Shazbott Kat died sometime during the summer. I'd felt great guilt about farming my cats out to friends, originally believing I was good for the responsibility of a cat's life. She died in Yucaipa, with loving friends....found her under a bush with her mouth full of dirt. She reeked of rosemary. Was she eating it? What happened? Will never know. But that was a long drive, and even longer coming back, everything smelling of rosemary. She had fans around the world and was missed. When I arrived at the veterinarian's, I pretended I wasn't upset for the benefit of the other patrons. No need to upset anyone. Was difficult under this pretext to get the assistant to understand what I needed. Would have been comical if circumstances were different.
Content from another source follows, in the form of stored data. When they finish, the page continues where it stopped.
+extern "C" int rvs_chisq_grid_tab(
+    const double *lam, const double *polysT, const double *work, int npix,
+    int npoly, int S, const int32_t *grid_id, int G, int64_t polys_stride,
+    const double *knots, const double *coef, int ntp, int Tn, int log_step,
+    const int32_t *job_spec, const int32_t *job_templ, int J, const double *vels,
+    int64_t vel_stride, int Nv, const double *penalty, double badchi, double beta,
+    int pack_min_jobs, const double *pen_scale, double *out, int32_t *status,
+    const int32_t *order, const int32_t *node_start, const int32_t *call_start,
+    int64_t J_call, int min_jobs_per_node, double *tab, int64_t tab_size,
+    int tab_state, int32_t *took, void *stream) {
+  if (took) *took = 0;
+  const int64_t need = rvs_chisq_grid_tab_work_size(
+      npix, Tn, Nv, J_call, min_jobs_per_node, pack_min_jobs);
+  const bool take =
+      job_templ && order && node_start && call_start && tab && vel_stride == 0 &&
+      G == 1 && !grid_id && J >= 1 && ntp >= 3 && npoly >= 1 && npoly <= 16 &&
+      need > 0 && need <= tab_size && J_call >= J &&
+      (Nv % 64 == 0 || (int64_t)S * npix * 16 < (1ll << 32)) &&
+      (int64_t)(Nv / 64) * J + 7 <= 0x7fffffffll;
+  if (!take)
+    return rvs_chisq_grid_g(lam, polysT, work, npix, npoly, S, grid_id, G,
+                            polys_stride, knots, coef, ntp, Tn, log_step, job_spec,
+                            job_templ, J, vels, vel_stride, Nv, penalty, badchi,
+                            beta, pack_min_jobs, pen_scale, out, status, stream);
+  if (took) *took = 1;
+  hipStream_t st = rvs_stream(stream);
+  const GridSet GS = {nullptr, polys_stride, 1, pen_scale};
+#define RVS_CASE(PP)                                                           \
+  case PP:                                                                     \
+    return launch_grid_tab<PP>(lam, polysT, work, npix, S, knots, coef, ntp, Tn, \
+                               log_step, job_spec, job_templ, J, vels, Nv,     \
+                               penalty, badchi, beta, out, status, GS, order,  \
+                               node_start, call_start, tab, tab_state, st);
+  switch (npoly) {
+    RVS_CASE(1) RVS_CASE(2) RVS_CASE(3) RVS_CASE(4) RVS_CASE(5) RVS_CASE(6)
+    RVS_CASE(7) RVS_CASE(8) RVS_CASE(9) RVS_CASE(10) RVS_CASE(11) RVS_CASE(12)
+    RVS_CASE(13) RVS_CASE(14) RVS_CASE(15) RVS_CASE(16)
+    default:
+      return RVS_E_ARG;
+  }
+#undef RVS_CASE
 }
 
 extern "C" int rvs_chisq_prepare_g(const double *lam, const double *spec,
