__device__ __noinline__ unsigned long long maxcap_rate_key(double pl_c1, double pl_c2, double px, double py, double bx, double by)
{
#pragma clang fp contract(off)
    const double dx = bx - px, dy = by - py;
    const double d = __builtin_sqrt(dx * dx + dy * dy);
    const double pl = pl_c1 + pl_c2 * log10(d + 1e-16);
    const double snr = pow(10.0, (30.0 - pl) / 10.0) / 1e-9;
    return (unsigned long long)__double_as_longlong(1.0 + snr);
}

template <int B, int UPAD, int MP, class S = SegPadded, bool PRE = false, int CARRY = 0>
__device__ __forceinline__ void shared_rates(const KParams &p, BlockSharedT<B, UPAD> &sh, uint32_t conn, const float (&l2)[B], float ewma,
                                             double px, double py, int u, int idx, int env_local, int wave, int lane, int gbase,
                                             float (&dr)[B], float (&cnt)[B], int near_hint = -1, const S &sg = S{}, const float *prow = nullptr,
                                             float *dru_io = nullptr)
{
    using G = Geo<B, UPAD>;
    float agg[B];
    const float inv_ewma = fast_rcp(ewma + EPS);
    bool fix = false;
#pragma unroll
    for (int b = 0; b < B; b++) {
        const bool c = (conn >> b) & 1u;
        unsigned long long m = __ballot(c);
        float dru = 0.f;
        if (PRE) dru = c ? prow[b] : 0.f;
        else if (CARRY == 2) dru = c ? dru_io[b] : 0.f;
        else if (CARRY == 1) {
            bool f;
            const float t = rate_unshared_small(l2[b], f);
            dru_io[b] = t;
            dru = c ? t : 0.f;
        } else if (m != 0ull) {
            bool f;
            const float t = rate_unshared_small(l2[b], f);
            dru = c ? t : 0.f;
            if (near_hint < 0) fix |= c && f;
        }
        dr[b] = dru;
        cnt[b] = (float)seg_popcount<G::WG>(m, gbase, sg);
    }
    if (!PRE && CARRY != 2 && (near_hint < 0 ? (__ballot(fix) != 0ull) : (near_hint != 0))) {
#pragma unroll
        for (int b = 0; b < B; b++) {
            if (CARRY == 1) { if (l2[b] > RATE_SMALL_L2) { dru_io[b] = rate_unshared_any(l2[b]); if ((conn >> b) & 1u) dr[b] = dru_io[b]; } }
            else if (((conn >> b) & 1u) && l2[b] > RATE_SMALL_L2) dr[b] = rate_unshared_any(l2[b]);
        }
    }
#pragma unroll
    for (int b = 0; b < B; b++) {
        const bool c = (conn >> b) & 1u;
        const int mode = bs_mode_of<MP>(p, b);
        float a = 0.f;
        if (mode == DCOMP_RATE_FAIR) a = c ? fast_rcp(dr[b]) : 0.f;
        else if (mode == DCOMP_PROP_FAIR) a = dr[b] * inv_ewma;
        agg[b] = a;
    }
    if (MP == MP_MIXED) {
        constexpr int NS = B - (B + 2) / 3;
        if (NS > 0) {
            float sv[NS > 0 ? NS : 1];
#pragma unroll
            for (int b = 0, k = 0; b < B; b++) if (b % 3 != 0) sv[k++] = agg[b];
// ... 38 lines not shown
#pragma unroll
        for (int b = 0; b < B; b++) {
            key[b] = 1ull;
            if (heavy && ((contested >> b) & 1u)) key[b] = maxcap_rate_key(p.pl_c1, p.pl_c2, px, py, p.bs_x[b], p.bs_y[b]);
            if ((cand >> b) & 1u) atomicMax(&sh.mc_u[env_local * B + b], key[b]);
        }
        __syncthreads();
#pragma unroll
        for (int b = 0; b < B; b++)
            if (((cand >> b) & 1u) && key[b] == sh.mc_u[env_local * B + b])
                atomicMin(&sh.mc_win[env_local * B + b], ((uint32_t)p.conn_since[(size_t)idx * B + b] << 8) | (uint32_t)u);
        __syncthreads();
#pragma unroll
        for (int b = 0; b < B; b++)
            if (((cand >> b) & 1u) && (sh.mc_win[env_local * B + b] & 0xFFu) == (uint32_t)u) mc_winner |= 1u << b;
        __syncthreads();
    }
#pragma unroll
    for (int b = 0; b < B; b++) {
#pragma clang fp contract(off)
        const bool c = (conn >> b) & 1u;
        const int mode = bs_mode_of<MP>(p, b);
        float dru = dr[b], out = 0.f;
        if (mode == DCOMP_RES_FAIR) out = dru * fast_rcp(fmaxf(cnt[b], 1.f));
        else if (mode == DCOMP_RATE_FAIR) out = fast_rcp(agg[b]);
        else if (mode == DCOMP_PROP_FAIR) out = (dru * inv_ewma) * fast_rcp(agg[b] + EPS) * dru;
        else out = ((mc_winner >> b) & 1u) ? dru : 0.f;
        dr[b] = (mode == DCOMP_RES_FAIR || mode == DCOMP_PROP_FAIR) ? out : (c ? out : 0.f);
    }
}

struct Outs { float *obs, *reward, *sum_util, *ue_dr, *ue_util, *rb_out; uint8_t *next_act; int compact; };

template <int B, class F>
__device__ __forceinline__ int policy_action_fn(const KParams &p, uint32_t conn, F dr)
{
    float mx = dr(0);
    int best = 0;
#pragma unroll 4
    for (int b = 1; b < B; b++) { const float d = dr(b); if (d > mx) { mx = d; best = b; } }
    if (p.policy == DCOMP_POLICY_3GPP) return ((conn >> best) & 1u) ? 0 : conn ? __builtin_ffs((int)conn) : best + 1;
    uint32_t sel = B == 32 ? ~0u : (1u << (B & 31)) - 1u;
    if (p.policy == DCOMP_POLICY_DYNAMIC) {
        const float thr = mx * p.policy_eps;
        sel = 0;
#pragma unroll 4
        for (int b = 0; b < B; b++) sel |= (dr(b) >= thr ? 1u : 0u) << b;
    } else if (p.policy == DCOMP_POLICY_CLUSTER) { sel = p.policy_cluster[best]; VM_ARRIVED1(sel); }
    const uint32_t drop = conn & ~sel;
    if (drop) return __builtin_ffs((int)drop);
    const uint32_t cand = sel & ~conn;
    float m2 = -__builtin_huge_valf();
    int a = 0;
#pragma unroll 4
    for (int b = 0; b < B; b++) { const float d = dr(b); if (((cand >> b) & 1u) && d > m2) { m2 = d; a = b + 1; } }
// ... 5 lines not shown
{
    float mx = dr[0];
    int best = 0;
#pragma unroll
    for (int b = 1; b < B; b++) if (dr[b] > mx) { mx = dr[b]; best = b; }
    if (p.policy == DCOMP_POLICY_3GPP)
        return ((conn >> best) & 1u) ? 0 : conn ? __builtin_ffs((int)conn) : best + 1;
    uint32_t sel = B == 32 ? ~0u : (1u << (B & 31)) - 1u;
    if (p.policy == DCOMP_POLICY_DYNAMIC) {
        const float thr = mx * p.policy_eps;
        sel = 0;
#pragma unroll
        for (int b = 0; b < B; b++) sel |= (dr[b] >= thr ? 1u : 0u) << b;
    } else if (p.policy == DCOMP_POLICY_CLUSTER) { sel = p.policy_cluster[best]; VM_ARRIVED1(sel); }
    const uint32_t drop = conn & ~sel;
    if (drop) return __builtin_ffs((int)drop);
    const uint32_t cand = sel & ~conn;
    float m2 = -__builtin_huge_valf();
    int a = 0;
#pragma unroll
    for (int b = 0; b < B; b++) if (((cand >> b) & 1u) && dr[b] > m2) { m2 = dr[b]; a = b + 1; }
    return a;
}
template <int B, int UPAD, bool RESET, bool DYN = false, bool STAGED = true, class S = SegPadded, int POL = -1, int KIND = -1>
__device__ __forceinline__ void write_outputs(const KParams &p, const Outs &o, BlockSharedT<B, UPAD> &sh, bool active, int env, int env_local, int u, int idx,
                                              int wave, int lane, int gbase, uint32_t conn, uint32_t in_range,
                                              float (&l2)[B], float (&cnt)[B], float util, float curr_dr,
                                              float reward_before, bool alive, int n_eff, const S &sg = S{}, uint32_t *pol_next = nullptr)
{
    using G = Geo<B, UPAD>;
    using SG = StageGeo<B>;
    const int U = p.U;
    const int kind = KIND >= 0 ? KIND : p.kind;
    float tsum[B];
#pragma unroll
    for (int b = 0; b < B; b++) tsum[b] = ((conn >> b) & 1u) ? util : 0.f;
    if (!RESET && kind == DCOMP_MULTI) {
        seg_reduce_vec<G::WG, OpSum, B>(tsum, sg, lane);
        if (G::NW > 1) xwave_reduce_<B, G::NW, OpSum>(tsum, sh, wave, lane);
    }
    float l2max = l2[0];
#pragma unroll
    for (int b = 1; b < B; b++) l2max = fmaxf(l2max, l2[b]);

    float reward = 0.f;
    if (kind == DCOMP_CENTRAL) {
        float r[1];
        if (p.reward_agg == DCOMP_REWARD_MIN) {
            r[0] = seg_reduce<G::WG, OpMin>(alive ? reward_before : 1.f, sg, lane);
            xwave_reduce_<1, G::NW, OpMin>(r, sh, wave, lane);
        } else {
            r[0] = seg_reduce<G::WG, OpSum>(alive ? reward_before : 0.f, sg, lane);
            xwave_reduce_<1, G::NW, OpSum>(r, sh, wave, lane);
            if (p.reward_agg == DCOMP_REWARD_AVG) r[0] = r[0] * fast_rcp((float)n_eff);
        }
        reward = r[0];
    } else if (!RESET) {
        reward = util;
        if (p.reward_agg == DCOMP_REWARD_SUM) {
            sh.nb_conn[threadIdx.x] = alive ? conn : 0u;
            sh.nb_rb[threadIdx.x] = reward_before;
            __syncthreads();
            if (in_range != 0) {
                float s = 0.f;
                const int base = (int)threadIdx.x - u;
                for (int v = 0; v < U; v++) if (sh.nb_conn[base + v] & conn) s += sh.nb_rb[base + v];
                reward = s;
            }
            __syncthreads();
        } else {
            if (p.reward_agg == DCOMP_REWARD_AVG) {
                float n = 0.f, t = 0.f;
#pragma unroll
                for (int b = 0; b < B; b++) {
                    const float ind = (float)((in_range >> b) & 1u);
                    n = __builtin_fmaf(ind, cnt[b], n);
                    t = __builtin_fmaf(ind, tsum[b], t);
                }
                if (n > 0.f) {
                    const bool lone = conn == 0u;
                    reward = (lone ? t + util : t) * fast_rcp(lone ? n + 1.f : n);
                }
            } else {
                float tmin[B];
#pragma unroll
                for (int b = 0; b < B; b++) tmin[b] = ((conn >> b) & 1u) ? util : MAX_UTIL;
                seg_reduce_vec<G::WG, OpMin, B>(tmin, sg, lane);
                if (G::NW > 1) xwave_reduce_<B, G::NW, OpMin>(tmin, sh, wave, lane);
                float m = util;
#pragma unroll
                for (int b = 0; b < B; b++) if ((in_range >> b) & 1u) m = fminf(m, cnt[b] > 0.f ? tmin[b] : MAX_UTIL);
                reward = (in_range != 0) ? m : util;
            }
        }
    }

    if (o.sum_util) {
        float s[1];
        s[0] = seg_reduce<G::WG, OpSum>(alive ? util : 0.f, sg, lane);
        xwave_reduce_<1, G::NW, OpSum>(s, sh, wave, lane);
        if (active && u == 0) o.sum_util[env] = s[0];
    }
    if (active) {
        if (o.ue_dr) stream_store(&o.ue_dr[idx], alive ? curr_dr : 0.f);
        if (o.ue_util) stream_store(&o.ue_util[idx], alive ? util : 0.f);
        if (o.rb_out) stream_store(&o.rb_out[idx], alive ? reward_before : 0.f);
    }

    const float inv_u = fast_rcp((float)n_eff);
    const bool live = DYN ? alive : true;
    const float util_n = live ? util * (1.0f / MAX_UTIL) : 0.f;
    float env_cols[DYN ? 2 * B : 1];
#pragma unroll
    for (int b = 0; b < B; b++) {
        l2[b] = live ? fast_exp2(l2[b] - l2max) : 0.f;
        const float avg = tsum[b] * fast_rcp(fmaxf(cnt[b], 1.f)) * (1.0f / MAX_UTIL);
        if (DYN) { env_cols[b] = cnt[b] * inv_u; env_cols[B + b] = avg; }
        tsum[b] = live ? avg : 0.f;
        cnt[b] = live ? cnt[b] * inv_u : 0.f;
    }
    if (POL != 0 && (POL == 1 || o.next_act)) {
        const int a = policy_action<B>(p, conn, l2);
        if (active && o.next_act) o.next_act[idx] = (uint8_t)(live ? a : 0);
        if (pol_next) *pol_next = live ? (uint32_t)a : 0u;
    }
    if (kind == DCOMP_MULTI && !STAGED) {
        if (active && o.compact) {
            if (o.reward) o.reward[idx] = alive ? reward : 0.f;
            float *rec = o.obs + (size_t)idx * (B + 2) + (size_t)env * (2 * B);
            float recv[B + 2];
#pragma unroll
            for (int b = 0; b < B; b++) recv[b] = l2[b];
            recv[B] = util_n;
            recv[B + 1] = __uint_as_float(conn);
            store_run<B + 2>(rec, recv);
            if (u == U - 1) {
                float tl[2 * B];
#pragma unroll
                for (int b = 0; b < B; b++) { tl[b] = cnt[b]; tl[B + b] = tsum[b]; }
                store_run<2 * B>(rec + B + 2, tl);
            }
        } else if (active) {
            if (o.reward) o.reward[idx] = alive ? reward : 0.f;
            float rowv[SG::ROW];
#pragma unroll
            for (int b = 0; b < B; b++) {
                rowv[b] = (float)((conn >> b) & 1u);
                rowv[B + b] = l2[b];
                rowv[2 * B + b] = cnt[b];
                rowv[3 * B + b] = tsum[b];
            }
            rowv[4 * B] = util_n;
            store_run<SG::ROW>(o.obs + (size_t)idx * SG::ROW, rowv);
        }
    } else if (kind == DCOMP_MULTI && o.compact) {
        if (active && o.reward) stream_store(&o.reward[idx], alive ? reward : 0.f);
        const unsigned long long am = __ballot(active);
        if (am != 0ull) {
            constexpr int CW = B + 2;
            const int first = __ffsll((long long)am) - 1, last = 63 - __clzll((long long)am);
            const int idx0 = __builtin_amdgcn_readlane(idx, first), env0 = __builtin_amdgcn_readlane(env, first);
            const size_t g0 = (size_t)idx0 * CW + (size_t)env0 * (2 * B);
            const int loc = (idx - idx0) * CW + (env - env0) * (2 * B);
            const bool tail = u == U - 1;
            const int n = __builtin_amdgcn_readlane(loc + CW + (tail ? 2 * B : 0), last);
            const int ph = (int)((((size_t)o.obs >> 2) + g0) & 3);
            uint32_t *st = reinterpret_cast<uint32_t *>(sh.stage[wave]);
            constexpr int CH = (SG::WORDS - 4) & ~3;
            const bool one = n <= CH;
#pragma unroll 1
            for (int w0 = 0; w0 < n; w0 += CH) {
                const int cw = min(CH, n - w0);
                if (active) {
                    uint32_t *rec = st + ph - w0 + loc;
                    const int at = loc - w0;
#pragma unroll
                    for (int b = 0; b < B; b++) if (one || (unsigned)(at + b) < (unsigned)cw) rec[b] = __float_as_uint(l2[b]);
                    if (one || (unsigned)(at + B) < (unsigned)cw) rec[B] = __float_as_uint(util_n);
                    if (one || (unsigned)(at + B + 1) < (unsigned)cw) rec[B + 1] = conn;
                    if (tail) {
#pragma unroll
                        for (int b = 0; b < B; b++) {
                            if (one || (unsigned)(at + CW + b) < (unsigned)cw) rec[CW + b] = __float_as_uint(DYN ? env_cols[b] : cnt[b]);
                            if (one || (unsigned)(at + CW + B + b) < (unsigned)cw) rec[CW + B + b] = __float_as_uint(DYN ? env_cols[B + b] : tsum[b]);
                        }
                    }
                }
                wave_lds_fence();
                const int n_end = ph + cw;
                uint32_t *gbase_ptr = reinterpret_cast<uint32_t *>(o.obs) + g0 + w0 - ph;
                for (int j = lane * 4; j < n_end; j += 256) {
                    if (j >= ph && j + 4 <= n_end) {
                        typedef uint32_t u4v __attribute__((ext_vector_type(4)));
                        __builtin_nontemporal_store(*reinterpret_cast<const u4v *>(st + j), reinterpret_cast<u4v *>(gbase_ptr + j));
                    } else {
                        for (int k = max(j, ph); k < min(j + 4, n_end); k++) gbase_ptr[k] = st[k];
                    }
                }
                wave_lds_fence();
            }
        }
    } else if (kind == DCOMP_MULTI) {
        if (active && o.reward) stream_store(&o.reward[idx], alive ? reward : 0.f);
        const unsigned long long am = __ballot(active);
        const int nrows = group_popcount<64>(am, 0);
        const int row0 = __builtin_amdgcn_readlane(idx, am ? __ffsll((long long)am) - 1 : 0);
        const int r = idx - row0;
        float *st = sh.stage[wave];
#pragma unroll 1
        for (int pass = 0; pass < SG::NPASS; pass++) {
            const int rbase = pass * SG::RPP;
            if (rbase >= nrows) break;
            const int rows = min(SG::RPP, nrows - rbase);
            const size_t g0 = (size_t)(row0 + rbase) * SG::ROW;
            const int ph = (int)((((size_t)o.obs >> 2) + g0) & 3);
            if (active && r >= rbase && r < rbase + rows) {
                float *row = st + ph + (r - rbase) * SG::ROW;
#pragma unroll
                for (int b = 0; b < B; b++) {
                    row[b] = (float)((conn >> b) & 1u);
                    row[B + b] = l2[b];
                    row[2 * B + b] = cnt[b];
                    row[3 * B + b] = tsum[b];
                }
                row[4 * B] = util_n;
            }
            wave_lds_fence();
            const int n_end = ph + rows * SG::ROW;
            float *gbase_ptr = o.obs + g0 - ph;
            for (int j = lane * 4; j < n_end; j += 256) {
                if (j >= ph && j + 4 <= n_end) {
                    typedef float f4v __attribute__((ext_vector_type(4)));
                    __builtin_nontemporal_store(*reinterpret_cast<const f4v *>(st + j), reinterpret_cast<f4v *>(gbase_ptr + j));
                } else {
                    for (int k = max(j, ph); k < min(j + 4, n_end); k++) gbase_ptr[k] = st[k];
                }
            }
            wave_lds_fence();
        }
    } else if (G::NW == 1 && STAGED) {
        if (active && o.reward && u == 0) o.reward[env] = reward;
        const unsigned long long am = __ballot(active);
        if (am != 0ull) {
            const int REC = U * (2 * B + 1);
            const int env0 = __builtin_amdgcn_readlane(env, __ffsll((long long)am) - 1);
            const int envl = __builtin_amdgcn_readlane(env, 63 - __clzll((long long)am));
            const int n = (envl - env0 + 1) * REC;
            const size_t g0 = (size_t)env0 * REC;
            const int ph = (int)((((size_t)o.obs >> 2) + g0) & 3);
            float *st = sh.stage[wave];
            constexpr int CH = (SG::WORDS - 4) & ~3;
            const int o_conn = (env - env0) * REC + u * B, o_dr = o_conn + U * B, o_ut = (env - env0) * REC + 2 * U * B + u;
#pragma unroll 1
            for (int w0 = 0; w0 < n; w0 += CH) {
                const int cnt = min(CH, n - w0);
                if (active) {
                    float *row = st + ph - w0;
                    const bool one = n <= CH;
#pragma unroll
                    for (int b = 0; b < B; b++) {
                        if (one || (unsigned)(o_conn + b - w0) < (unsigned)cnt) row[o_conn + b] = (float)((conn >> b) & 1u);
                        if (one || (unsigned)(o_dr + b - w0) < (unsigned)cnt) row[o_dr + b] = l2[b];
                    }
                    if (one || (unsigned)(o_ut - w0) < (unsigned)cnt) row[o_ut] = util_n;
                }
                wave_lds_fence();
                const int n_end = ph + cnt;
                float *gbase_ptr = o.obs + g0 + w0 - ph;
                for (int j = lane * 4; j < n_end; j += 256) {
                    if (j >= ph && j + 4 <= n_end) {
                        typedef float f4v __attribute__((ext_vector_type(4)));
                        __builtin_nontemporal_store(*reinterpret_cast<const f4v *>(st + j), reinterpret_cast<f4v *>(gbase_ptr + j));
                    } else {
                        for (int k = max(j, ph); k < min(j + 4, n_end); k++) gbase_ptr[k] = st[k];
                    }
                }
                wave_lds_fence();
            }
        }
    } else if (active) {
        if (o.reward && u == 0) o.reward[env] = reward;
        float *base = o.obs + (size_t)env * U * (2 * B + 1);
        float cv[B];
#pragma unroll
        for (int b = 0; b < B; b++) cv[b] = (float)((conn >> b) & 1u);
        store_run<B>(base + u * B, cv);
        store_run<B>(base + U * B + u * B, l2);
        base[2 * U * B + u] = util_n;
    }
}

A few weeks before the LA project (had finally gotten word) I was driving back from LA to the desert. People drive very fast out there and so do I. This night, on a stretch of nothing leading nowhere, someone in a black car doing about 90mph didn't see me in their rear view mirror and was going to hit me. So instead, I hit the guardrail. I never got their license plate, and they never stopped. I was lucky - so lucky - for being unhurt. I laughed when I realized my laptop was really in my lap, that everything in the car had flown forward in a blur during the collision. The car still drove, although I wondered if I should move it. But was so tired, and so done in by the summer, I just wanted to get home. Drove back. My door wouldn't open. Whole left side smashed in. I called the insurance company. Looked at my car, and wept a bit. This being the final memorable event before leaving.
The summer was hot, depressing, meandering, sleepless. It introduced me to many new people, a few who've become some of the more important people in my life. It signaled the end of a love affair that shouldn't have happened. It flickered the potential for other affairs. I walked away stronger, healthier..perhaps not happier, but not unhappy either. There were many extremes on both sides. The recession means that half the houses there are for sale or abandoned now. The artist who's work hung next to mine in the desert house died of an OD while I was in London. My former lover wants no part of me. Brewskie cat was found dead the other day. Poison, they think. There are beginnings and ends.
You would think this was all bad, but I'm realizing that it's an ongoing play. At this point I neither applaud nor boo, I simply wait for the next act.